Saved data entries
++++
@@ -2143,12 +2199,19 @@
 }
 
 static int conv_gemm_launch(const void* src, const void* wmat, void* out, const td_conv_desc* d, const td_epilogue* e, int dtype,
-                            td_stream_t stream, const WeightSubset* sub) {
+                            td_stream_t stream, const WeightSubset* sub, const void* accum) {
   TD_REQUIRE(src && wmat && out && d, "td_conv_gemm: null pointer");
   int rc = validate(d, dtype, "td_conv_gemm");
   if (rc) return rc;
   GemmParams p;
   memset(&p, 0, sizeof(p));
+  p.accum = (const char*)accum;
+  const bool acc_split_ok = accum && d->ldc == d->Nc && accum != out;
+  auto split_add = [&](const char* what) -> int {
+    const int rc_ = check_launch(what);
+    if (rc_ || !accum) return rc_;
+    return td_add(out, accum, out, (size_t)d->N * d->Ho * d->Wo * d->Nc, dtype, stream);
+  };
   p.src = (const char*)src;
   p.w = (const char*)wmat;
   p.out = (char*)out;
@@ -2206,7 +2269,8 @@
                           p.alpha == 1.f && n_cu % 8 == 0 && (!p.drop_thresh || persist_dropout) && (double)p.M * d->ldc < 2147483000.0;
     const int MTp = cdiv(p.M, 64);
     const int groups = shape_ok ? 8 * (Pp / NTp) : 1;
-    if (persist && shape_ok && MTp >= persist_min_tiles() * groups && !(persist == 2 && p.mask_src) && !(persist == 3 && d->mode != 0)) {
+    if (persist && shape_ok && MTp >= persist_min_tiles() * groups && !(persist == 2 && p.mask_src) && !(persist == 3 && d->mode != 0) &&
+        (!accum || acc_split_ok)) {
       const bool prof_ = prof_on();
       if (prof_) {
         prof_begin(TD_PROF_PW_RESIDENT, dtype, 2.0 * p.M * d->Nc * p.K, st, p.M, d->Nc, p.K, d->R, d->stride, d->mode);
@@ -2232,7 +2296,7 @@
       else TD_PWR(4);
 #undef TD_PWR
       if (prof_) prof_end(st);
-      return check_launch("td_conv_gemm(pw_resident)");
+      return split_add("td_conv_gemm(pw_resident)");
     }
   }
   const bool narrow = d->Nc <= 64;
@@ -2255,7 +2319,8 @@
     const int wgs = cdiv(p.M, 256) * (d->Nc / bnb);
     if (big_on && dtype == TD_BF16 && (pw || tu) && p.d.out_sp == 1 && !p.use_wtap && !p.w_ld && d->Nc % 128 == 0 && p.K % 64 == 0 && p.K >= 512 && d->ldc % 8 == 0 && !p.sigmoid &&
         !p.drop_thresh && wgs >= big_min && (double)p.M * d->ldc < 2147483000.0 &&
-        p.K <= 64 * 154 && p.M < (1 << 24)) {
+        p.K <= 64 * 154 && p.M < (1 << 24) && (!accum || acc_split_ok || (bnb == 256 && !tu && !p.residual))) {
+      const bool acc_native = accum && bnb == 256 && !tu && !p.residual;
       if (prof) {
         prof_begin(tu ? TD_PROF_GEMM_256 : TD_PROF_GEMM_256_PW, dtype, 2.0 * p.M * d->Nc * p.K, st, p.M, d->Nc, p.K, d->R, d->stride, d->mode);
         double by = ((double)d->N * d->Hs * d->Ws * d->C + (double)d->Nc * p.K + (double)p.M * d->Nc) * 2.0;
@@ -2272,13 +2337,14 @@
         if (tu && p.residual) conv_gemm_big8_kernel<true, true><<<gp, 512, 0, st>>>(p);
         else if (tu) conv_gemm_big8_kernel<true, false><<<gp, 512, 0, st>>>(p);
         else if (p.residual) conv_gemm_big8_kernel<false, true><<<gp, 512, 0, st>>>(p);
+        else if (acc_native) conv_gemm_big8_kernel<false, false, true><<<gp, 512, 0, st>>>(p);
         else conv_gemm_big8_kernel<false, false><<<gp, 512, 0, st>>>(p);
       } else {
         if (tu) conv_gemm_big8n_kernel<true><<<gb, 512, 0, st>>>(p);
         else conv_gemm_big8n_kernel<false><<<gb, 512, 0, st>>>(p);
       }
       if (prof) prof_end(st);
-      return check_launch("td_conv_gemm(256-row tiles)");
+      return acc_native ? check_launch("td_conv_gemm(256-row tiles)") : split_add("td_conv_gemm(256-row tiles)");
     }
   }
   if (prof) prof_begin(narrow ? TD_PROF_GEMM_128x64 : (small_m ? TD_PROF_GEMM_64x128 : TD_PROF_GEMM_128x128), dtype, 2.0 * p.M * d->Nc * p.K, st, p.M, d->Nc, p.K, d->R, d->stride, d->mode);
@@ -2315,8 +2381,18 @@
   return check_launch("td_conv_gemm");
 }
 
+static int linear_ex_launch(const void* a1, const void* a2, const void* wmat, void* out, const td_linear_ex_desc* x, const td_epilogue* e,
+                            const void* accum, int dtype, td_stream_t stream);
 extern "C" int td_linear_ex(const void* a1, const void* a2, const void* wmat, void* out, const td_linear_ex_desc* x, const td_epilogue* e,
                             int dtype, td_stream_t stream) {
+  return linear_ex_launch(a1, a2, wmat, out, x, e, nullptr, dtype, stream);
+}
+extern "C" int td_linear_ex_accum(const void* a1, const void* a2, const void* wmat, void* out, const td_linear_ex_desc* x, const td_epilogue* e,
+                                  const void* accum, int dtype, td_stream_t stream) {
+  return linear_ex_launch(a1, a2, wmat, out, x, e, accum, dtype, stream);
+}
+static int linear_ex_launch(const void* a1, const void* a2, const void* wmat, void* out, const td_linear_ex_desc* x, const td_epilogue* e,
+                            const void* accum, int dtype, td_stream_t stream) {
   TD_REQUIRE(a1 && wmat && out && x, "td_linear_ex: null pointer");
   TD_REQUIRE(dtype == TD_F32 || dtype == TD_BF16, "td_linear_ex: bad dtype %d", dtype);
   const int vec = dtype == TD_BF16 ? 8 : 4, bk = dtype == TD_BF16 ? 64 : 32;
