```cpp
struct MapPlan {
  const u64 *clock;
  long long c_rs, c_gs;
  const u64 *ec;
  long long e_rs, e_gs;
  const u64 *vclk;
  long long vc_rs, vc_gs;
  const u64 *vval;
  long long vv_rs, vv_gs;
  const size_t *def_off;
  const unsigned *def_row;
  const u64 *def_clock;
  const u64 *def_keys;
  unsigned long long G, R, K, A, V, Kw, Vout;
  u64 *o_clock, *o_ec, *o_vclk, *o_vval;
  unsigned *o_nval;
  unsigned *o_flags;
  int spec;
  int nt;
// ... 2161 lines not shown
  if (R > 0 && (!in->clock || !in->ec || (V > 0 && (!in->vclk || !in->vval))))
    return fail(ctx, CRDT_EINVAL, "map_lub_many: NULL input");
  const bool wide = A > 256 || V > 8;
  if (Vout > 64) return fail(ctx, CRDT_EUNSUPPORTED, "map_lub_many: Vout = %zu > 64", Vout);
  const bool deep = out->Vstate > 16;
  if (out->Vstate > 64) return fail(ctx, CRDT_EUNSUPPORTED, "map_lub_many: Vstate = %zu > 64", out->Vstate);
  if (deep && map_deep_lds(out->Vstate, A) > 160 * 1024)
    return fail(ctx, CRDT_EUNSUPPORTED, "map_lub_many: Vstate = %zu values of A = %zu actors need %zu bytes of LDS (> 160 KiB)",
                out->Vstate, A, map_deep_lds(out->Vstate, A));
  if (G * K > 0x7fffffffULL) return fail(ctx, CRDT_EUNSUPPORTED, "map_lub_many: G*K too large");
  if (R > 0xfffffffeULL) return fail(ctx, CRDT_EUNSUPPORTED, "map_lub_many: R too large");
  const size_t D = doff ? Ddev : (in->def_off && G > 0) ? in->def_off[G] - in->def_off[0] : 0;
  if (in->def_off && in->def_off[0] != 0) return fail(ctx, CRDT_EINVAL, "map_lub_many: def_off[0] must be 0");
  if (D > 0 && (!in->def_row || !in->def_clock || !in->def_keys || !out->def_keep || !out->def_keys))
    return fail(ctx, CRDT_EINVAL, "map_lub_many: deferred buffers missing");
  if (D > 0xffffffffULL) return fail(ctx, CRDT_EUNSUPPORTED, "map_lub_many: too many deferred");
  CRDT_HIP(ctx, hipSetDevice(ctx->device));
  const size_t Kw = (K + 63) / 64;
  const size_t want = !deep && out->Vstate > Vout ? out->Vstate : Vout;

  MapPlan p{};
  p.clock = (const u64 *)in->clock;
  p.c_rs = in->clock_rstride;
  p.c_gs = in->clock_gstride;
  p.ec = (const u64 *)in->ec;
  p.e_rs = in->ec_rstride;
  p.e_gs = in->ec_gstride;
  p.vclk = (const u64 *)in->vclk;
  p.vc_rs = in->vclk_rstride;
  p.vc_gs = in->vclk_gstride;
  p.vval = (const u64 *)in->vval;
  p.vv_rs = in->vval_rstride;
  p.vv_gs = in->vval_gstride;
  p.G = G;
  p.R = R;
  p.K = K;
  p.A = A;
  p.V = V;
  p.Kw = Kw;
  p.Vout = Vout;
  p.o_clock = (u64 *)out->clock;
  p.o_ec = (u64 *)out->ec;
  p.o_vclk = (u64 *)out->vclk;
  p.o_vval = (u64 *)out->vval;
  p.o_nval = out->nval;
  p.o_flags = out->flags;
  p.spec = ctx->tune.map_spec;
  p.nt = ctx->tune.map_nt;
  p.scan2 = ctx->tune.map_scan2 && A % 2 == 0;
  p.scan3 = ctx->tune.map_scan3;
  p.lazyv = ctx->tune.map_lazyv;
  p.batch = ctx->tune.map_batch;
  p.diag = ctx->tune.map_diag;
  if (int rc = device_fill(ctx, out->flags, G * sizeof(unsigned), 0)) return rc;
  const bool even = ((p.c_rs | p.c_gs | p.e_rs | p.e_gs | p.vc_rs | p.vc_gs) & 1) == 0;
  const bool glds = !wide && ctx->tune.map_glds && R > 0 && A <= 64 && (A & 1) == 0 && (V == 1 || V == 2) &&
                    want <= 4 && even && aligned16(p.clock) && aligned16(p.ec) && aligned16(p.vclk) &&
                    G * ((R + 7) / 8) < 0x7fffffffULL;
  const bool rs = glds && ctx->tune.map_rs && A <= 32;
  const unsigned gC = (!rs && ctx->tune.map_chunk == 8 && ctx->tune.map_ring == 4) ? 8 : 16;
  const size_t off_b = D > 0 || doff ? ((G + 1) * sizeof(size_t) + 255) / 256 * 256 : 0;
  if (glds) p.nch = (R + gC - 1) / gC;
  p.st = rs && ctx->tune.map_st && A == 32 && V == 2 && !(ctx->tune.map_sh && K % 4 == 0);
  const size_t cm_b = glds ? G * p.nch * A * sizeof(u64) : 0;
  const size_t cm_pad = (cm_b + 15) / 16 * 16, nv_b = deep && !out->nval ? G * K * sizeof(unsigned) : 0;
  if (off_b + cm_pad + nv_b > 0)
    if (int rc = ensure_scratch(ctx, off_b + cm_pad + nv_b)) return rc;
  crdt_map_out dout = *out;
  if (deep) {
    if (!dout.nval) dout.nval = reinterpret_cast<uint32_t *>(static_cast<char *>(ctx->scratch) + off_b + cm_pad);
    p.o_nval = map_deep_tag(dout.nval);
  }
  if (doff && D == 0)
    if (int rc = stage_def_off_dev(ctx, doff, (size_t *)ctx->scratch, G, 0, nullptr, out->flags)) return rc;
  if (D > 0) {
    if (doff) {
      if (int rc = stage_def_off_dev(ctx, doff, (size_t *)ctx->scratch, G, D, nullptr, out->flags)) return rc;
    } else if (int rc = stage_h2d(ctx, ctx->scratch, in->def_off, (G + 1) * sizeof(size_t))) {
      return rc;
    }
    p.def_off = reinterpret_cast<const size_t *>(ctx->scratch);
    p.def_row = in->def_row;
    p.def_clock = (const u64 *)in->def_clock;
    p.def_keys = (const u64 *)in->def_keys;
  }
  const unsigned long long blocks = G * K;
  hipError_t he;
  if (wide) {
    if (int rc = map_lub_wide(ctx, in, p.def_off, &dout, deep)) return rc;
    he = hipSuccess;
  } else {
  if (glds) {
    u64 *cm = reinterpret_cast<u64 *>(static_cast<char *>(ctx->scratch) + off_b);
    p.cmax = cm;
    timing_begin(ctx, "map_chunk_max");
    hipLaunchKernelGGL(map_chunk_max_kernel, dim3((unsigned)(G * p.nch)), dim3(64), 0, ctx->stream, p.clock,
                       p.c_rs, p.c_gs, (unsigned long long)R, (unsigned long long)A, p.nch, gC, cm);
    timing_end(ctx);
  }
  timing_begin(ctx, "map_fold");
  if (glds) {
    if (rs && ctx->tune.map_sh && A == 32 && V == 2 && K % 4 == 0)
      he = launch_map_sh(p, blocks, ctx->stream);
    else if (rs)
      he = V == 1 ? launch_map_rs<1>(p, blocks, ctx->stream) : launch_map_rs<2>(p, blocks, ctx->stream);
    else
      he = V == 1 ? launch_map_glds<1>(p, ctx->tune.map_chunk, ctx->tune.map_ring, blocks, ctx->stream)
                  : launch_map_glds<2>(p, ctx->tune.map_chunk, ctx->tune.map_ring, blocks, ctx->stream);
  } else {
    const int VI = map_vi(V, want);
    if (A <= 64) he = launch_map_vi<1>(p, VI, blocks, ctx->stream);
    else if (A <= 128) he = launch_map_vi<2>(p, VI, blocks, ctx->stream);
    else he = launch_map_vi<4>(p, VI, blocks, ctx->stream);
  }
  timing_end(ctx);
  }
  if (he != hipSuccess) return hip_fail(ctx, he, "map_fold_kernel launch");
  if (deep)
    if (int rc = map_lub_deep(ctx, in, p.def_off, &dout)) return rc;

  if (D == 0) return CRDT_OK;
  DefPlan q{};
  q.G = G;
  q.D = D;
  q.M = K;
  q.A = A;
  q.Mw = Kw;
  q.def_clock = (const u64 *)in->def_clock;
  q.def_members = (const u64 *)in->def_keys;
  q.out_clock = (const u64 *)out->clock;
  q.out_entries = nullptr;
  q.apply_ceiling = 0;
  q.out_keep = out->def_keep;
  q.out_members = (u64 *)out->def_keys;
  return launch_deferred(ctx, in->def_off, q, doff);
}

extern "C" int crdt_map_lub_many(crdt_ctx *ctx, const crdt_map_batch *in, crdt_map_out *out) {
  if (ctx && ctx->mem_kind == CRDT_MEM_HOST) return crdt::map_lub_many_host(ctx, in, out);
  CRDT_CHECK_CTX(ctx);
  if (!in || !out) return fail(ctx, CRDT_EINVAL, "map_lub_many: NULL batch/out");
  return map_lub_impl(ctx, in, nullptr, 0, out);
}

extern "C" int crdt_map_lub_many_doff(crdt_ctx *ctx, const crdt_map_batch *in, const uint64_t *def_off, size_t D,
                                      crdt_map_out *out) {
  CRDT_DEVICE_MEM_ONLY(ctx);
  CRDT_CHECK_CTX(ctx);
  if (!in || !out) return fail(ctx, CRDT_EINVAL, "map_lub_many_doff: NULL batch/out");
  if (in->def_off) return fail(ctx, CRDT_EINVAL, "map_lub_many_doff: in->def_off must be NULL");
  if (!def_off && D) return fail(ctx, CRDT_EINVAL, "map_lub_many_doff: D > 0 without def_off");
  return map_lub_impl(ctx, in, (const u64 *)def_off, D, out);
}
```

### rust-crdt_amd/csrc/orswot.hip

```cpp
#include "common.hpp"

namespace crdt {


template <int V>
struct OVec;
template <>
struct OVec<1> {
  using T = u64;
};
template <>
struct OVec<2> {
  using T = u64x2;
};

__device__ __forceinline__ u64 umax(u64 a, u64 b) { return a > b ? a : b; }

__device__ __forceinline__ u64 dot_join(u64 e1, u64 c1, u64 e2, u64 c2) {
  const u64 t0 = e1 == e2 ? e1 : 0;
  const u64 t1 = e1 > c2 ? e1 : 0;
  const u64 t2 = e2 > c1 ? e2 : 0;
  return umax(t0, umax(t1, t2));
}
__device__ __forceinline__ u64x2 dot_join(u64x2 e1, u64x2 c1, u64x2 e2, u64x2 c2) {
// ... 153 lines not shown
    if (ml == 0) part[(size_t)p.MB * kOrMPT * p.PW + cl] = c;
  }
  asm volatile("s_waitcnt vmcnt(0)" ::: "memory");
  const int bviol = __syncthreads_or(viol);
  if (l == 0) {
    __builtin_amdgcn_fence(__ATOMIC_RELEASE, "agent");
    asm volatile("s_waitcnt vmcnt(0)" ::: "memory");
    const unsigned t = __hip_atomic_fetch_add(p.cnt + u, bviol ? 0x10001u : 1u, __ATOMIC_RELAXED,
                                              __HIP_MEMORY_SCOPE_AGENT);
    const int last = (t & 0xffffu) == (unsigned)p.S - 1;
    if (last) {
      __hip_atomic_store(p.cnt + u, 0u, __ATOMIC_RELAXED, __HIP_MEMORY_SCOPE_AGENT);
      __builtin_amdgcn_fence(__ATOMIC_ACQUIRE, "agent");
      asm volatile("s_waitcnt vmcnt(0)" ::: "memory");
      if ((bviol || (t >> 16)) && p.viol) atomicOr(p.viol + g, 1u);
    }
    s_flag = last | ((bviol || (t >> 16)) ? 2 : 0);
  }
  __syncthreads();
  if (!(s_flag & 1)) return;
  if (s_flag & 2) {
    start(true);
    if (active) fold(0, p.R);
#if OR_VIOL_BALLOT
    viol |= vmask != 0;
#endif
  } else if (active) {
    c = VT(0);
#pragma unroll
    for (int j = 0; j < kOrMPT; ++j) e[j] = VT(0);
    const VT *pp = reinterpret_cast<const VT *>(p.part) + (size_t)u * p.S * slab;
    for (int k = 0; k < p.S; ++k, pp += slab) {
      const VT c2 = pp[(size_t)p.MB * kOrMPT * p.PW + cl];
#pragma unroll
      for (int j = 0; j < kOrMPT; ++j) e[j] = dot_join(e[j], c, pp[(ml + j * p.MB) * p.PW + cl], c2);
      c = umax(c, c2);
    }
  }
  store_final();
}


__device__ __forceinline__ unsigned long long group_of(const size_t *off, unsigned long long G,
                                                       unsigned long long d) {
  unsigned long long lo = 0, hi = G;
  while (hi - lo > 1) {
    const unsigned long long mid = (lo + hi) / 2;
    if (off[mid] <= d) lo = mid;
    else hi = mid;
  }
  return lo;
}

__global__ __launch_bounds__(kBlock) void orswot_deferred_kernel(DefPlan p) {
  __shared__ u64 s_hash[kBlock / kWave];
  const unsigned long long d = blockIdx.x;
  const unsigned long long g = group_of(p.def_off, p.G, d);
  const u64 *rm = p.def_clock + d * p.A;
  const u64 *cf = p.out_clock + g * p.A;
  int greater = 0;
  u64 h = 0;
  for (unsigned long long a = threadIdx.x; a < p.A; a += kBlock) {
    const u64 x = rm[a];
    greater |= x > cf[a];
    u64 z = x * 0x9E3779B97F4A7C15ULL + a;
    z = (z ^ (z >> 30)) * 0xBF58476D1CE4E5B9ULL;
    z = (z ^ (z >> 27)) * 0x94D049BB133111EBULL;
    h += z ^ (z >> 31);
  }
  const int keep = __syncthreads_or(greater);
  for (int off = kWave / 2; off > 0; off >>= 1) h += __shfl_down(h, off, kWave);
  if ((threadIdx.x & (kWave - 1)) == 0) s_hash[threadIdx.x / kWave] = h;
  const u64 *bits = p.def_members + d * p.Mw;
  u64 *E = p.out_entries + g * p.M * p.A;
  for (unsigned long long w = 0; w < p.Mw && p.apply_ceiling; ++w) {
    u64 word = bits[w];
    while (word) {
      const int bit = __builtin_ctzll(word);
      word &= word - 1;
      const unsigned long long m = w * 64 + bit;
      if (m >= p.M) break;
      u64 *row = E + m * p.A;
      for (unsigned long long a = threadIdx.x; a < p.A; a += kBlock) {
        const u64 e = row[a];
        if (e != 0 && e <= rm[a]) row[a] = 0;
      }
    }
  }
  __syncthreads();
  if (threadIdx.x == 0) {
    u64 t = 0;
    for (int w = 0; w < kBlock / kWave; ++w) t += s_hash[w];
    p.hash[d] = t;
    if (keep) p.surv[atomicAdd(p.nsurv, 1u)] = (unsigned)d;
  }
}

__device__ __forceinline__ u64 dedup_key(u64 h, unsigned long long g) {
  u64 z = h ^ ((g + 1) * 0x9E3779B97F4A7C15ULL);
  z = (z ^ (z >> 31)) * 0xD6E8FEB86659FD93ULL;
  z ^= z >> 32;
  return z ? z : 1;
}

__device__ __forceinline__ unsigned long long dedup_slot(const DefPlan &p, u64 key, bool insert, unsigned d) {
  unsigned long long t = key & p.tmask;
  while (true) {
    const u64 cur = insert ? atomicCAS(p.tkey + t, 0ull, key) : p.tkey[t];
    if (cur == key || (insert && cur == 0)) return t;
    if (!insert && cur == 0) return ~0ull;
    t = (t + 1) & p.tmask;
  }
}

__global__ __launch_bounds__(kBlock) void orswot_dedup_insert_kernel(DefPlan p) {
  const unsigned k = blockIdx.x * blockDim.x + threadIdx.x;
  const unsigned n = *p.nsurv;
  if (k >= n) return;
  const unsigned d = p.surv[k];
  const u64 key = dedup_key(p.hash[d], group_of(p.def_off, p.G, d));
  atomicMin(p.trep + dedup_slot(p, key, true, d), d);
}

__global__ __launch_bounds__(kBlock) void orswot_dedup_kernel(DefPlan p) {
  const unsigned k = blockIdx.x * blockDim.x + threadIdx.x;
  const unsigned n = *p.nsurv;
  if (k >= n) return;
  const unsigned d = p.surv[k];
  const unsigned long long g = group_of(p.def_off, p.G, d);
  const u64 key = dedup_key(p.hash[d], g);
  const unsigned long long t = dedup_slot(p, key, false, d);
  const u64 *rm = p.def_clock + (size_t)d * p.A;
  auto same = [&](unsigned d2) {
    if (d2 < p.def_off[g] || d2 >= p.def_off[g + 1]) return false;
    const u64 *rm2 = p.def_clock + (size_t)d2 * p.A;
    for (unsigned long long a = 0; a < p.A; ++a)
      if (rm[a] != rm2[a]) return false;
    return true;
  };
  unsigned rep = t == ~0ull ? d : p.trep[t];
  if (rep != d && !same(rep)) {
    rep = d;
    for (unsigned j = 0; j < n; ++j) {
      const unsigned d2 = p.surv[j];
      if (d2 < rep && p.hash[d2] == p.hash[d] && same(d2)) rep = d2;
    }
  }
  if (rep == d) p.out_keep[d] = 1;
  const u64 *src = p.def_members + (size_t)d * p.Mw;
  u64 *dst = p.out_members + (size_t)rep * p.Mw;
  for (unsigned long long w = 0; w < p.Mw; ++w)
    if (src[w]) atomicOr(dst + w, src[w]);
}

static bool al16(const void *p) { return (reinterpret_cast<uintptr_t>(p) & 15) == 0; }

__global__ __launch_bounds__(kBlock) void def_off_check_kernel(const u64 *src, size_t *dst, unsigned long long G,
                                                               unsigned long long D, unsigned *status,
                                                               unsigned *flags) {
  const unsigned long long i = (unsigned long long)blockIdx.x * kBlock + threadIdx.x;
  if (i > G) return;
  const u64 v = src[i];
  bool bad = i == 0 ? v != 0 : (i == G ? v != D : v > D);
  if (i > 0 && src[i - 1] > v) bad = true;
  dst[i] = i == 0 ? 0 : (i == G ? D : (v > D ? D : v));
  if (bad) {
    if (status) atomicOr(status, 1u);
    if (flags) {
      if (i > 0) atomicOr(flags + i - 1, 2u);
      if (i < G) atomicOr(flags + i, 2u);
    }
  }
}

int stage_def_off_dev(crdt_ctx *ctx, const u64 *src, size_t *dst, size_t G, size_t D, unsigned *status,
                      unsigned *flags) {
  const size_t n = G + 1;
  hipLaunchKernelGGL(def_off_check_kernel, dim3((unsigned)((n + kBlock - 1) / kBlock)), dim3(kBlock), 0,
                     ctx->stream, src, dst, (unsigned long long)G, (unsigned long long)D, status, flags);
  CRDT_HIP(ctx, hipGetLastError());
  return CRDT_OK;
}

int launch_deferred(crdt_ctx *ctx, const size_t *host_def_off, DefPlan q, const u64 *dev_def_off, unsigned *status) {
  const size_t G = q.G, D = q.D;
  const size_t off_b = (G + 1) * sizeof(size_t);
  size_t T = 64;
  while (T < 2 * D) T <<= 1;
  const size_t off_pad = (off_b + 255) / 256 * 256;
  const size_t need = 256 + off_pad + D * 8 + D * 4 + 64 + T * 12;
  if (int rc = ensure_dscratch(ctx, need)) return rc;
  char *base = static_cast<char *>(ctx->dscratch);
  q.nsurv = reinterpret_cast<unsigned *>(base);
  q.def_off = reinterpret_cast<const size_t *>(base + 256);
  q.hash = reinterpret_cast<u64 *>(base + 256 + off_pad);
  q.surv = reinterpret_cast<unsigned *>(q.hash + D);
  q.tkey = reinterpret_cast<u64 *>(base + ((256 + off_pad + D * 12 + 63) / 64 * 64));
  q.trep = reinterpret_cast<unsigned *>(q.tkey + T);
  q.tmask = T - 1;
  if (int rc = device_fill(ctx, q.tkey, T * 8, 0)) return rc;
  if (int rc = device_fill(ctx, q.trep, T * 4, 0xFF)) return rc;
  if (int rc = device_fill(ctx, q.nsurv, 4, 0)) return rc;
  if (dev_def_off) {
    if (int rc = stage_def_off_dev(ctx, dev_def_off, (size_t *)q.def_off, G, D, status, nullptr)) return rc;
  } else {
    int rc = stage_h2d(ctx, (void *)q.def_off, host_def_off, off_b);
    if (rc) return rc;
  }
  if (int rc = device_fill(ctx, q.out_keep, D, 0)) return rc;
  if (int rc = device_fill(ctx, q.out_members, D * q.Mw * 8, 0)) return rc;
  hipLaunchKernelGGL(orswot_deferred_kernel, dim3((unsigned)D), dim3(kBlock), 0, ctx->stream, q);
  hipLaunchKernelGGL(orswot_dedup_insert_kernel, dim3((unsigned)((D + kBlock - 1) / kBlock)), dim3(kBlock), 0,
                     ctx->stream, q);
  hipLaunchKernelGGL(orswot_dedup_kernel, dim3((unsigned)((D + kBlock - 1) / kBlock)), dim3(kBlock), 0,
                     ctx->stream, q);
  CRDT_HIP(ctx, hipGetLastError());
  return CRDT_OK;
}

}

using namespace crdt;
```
++++
Gather all lines from the records above in which "char" appears.

#### RESULT OF THIS EXERCISE:
+  p.accum = (const char*)accum;
+  auto split_add = [&](const char* what) -> int {
   p.src = (const char*)src;
   p.w = (const char*)wmat;
   p.out = (char*)out;
    if (!dout.nval) dout.nval = reinterpret_cast<uint32_t *>(static_cast<char *>(ctx->scratch) + off_b + cm_pad);
    u64 *cm = reinterpret_cast<u64 *>(static_cast<char *>(ctx->scratch) + off_b);
  char *base = static_cast<char *>(ctx->dscratch);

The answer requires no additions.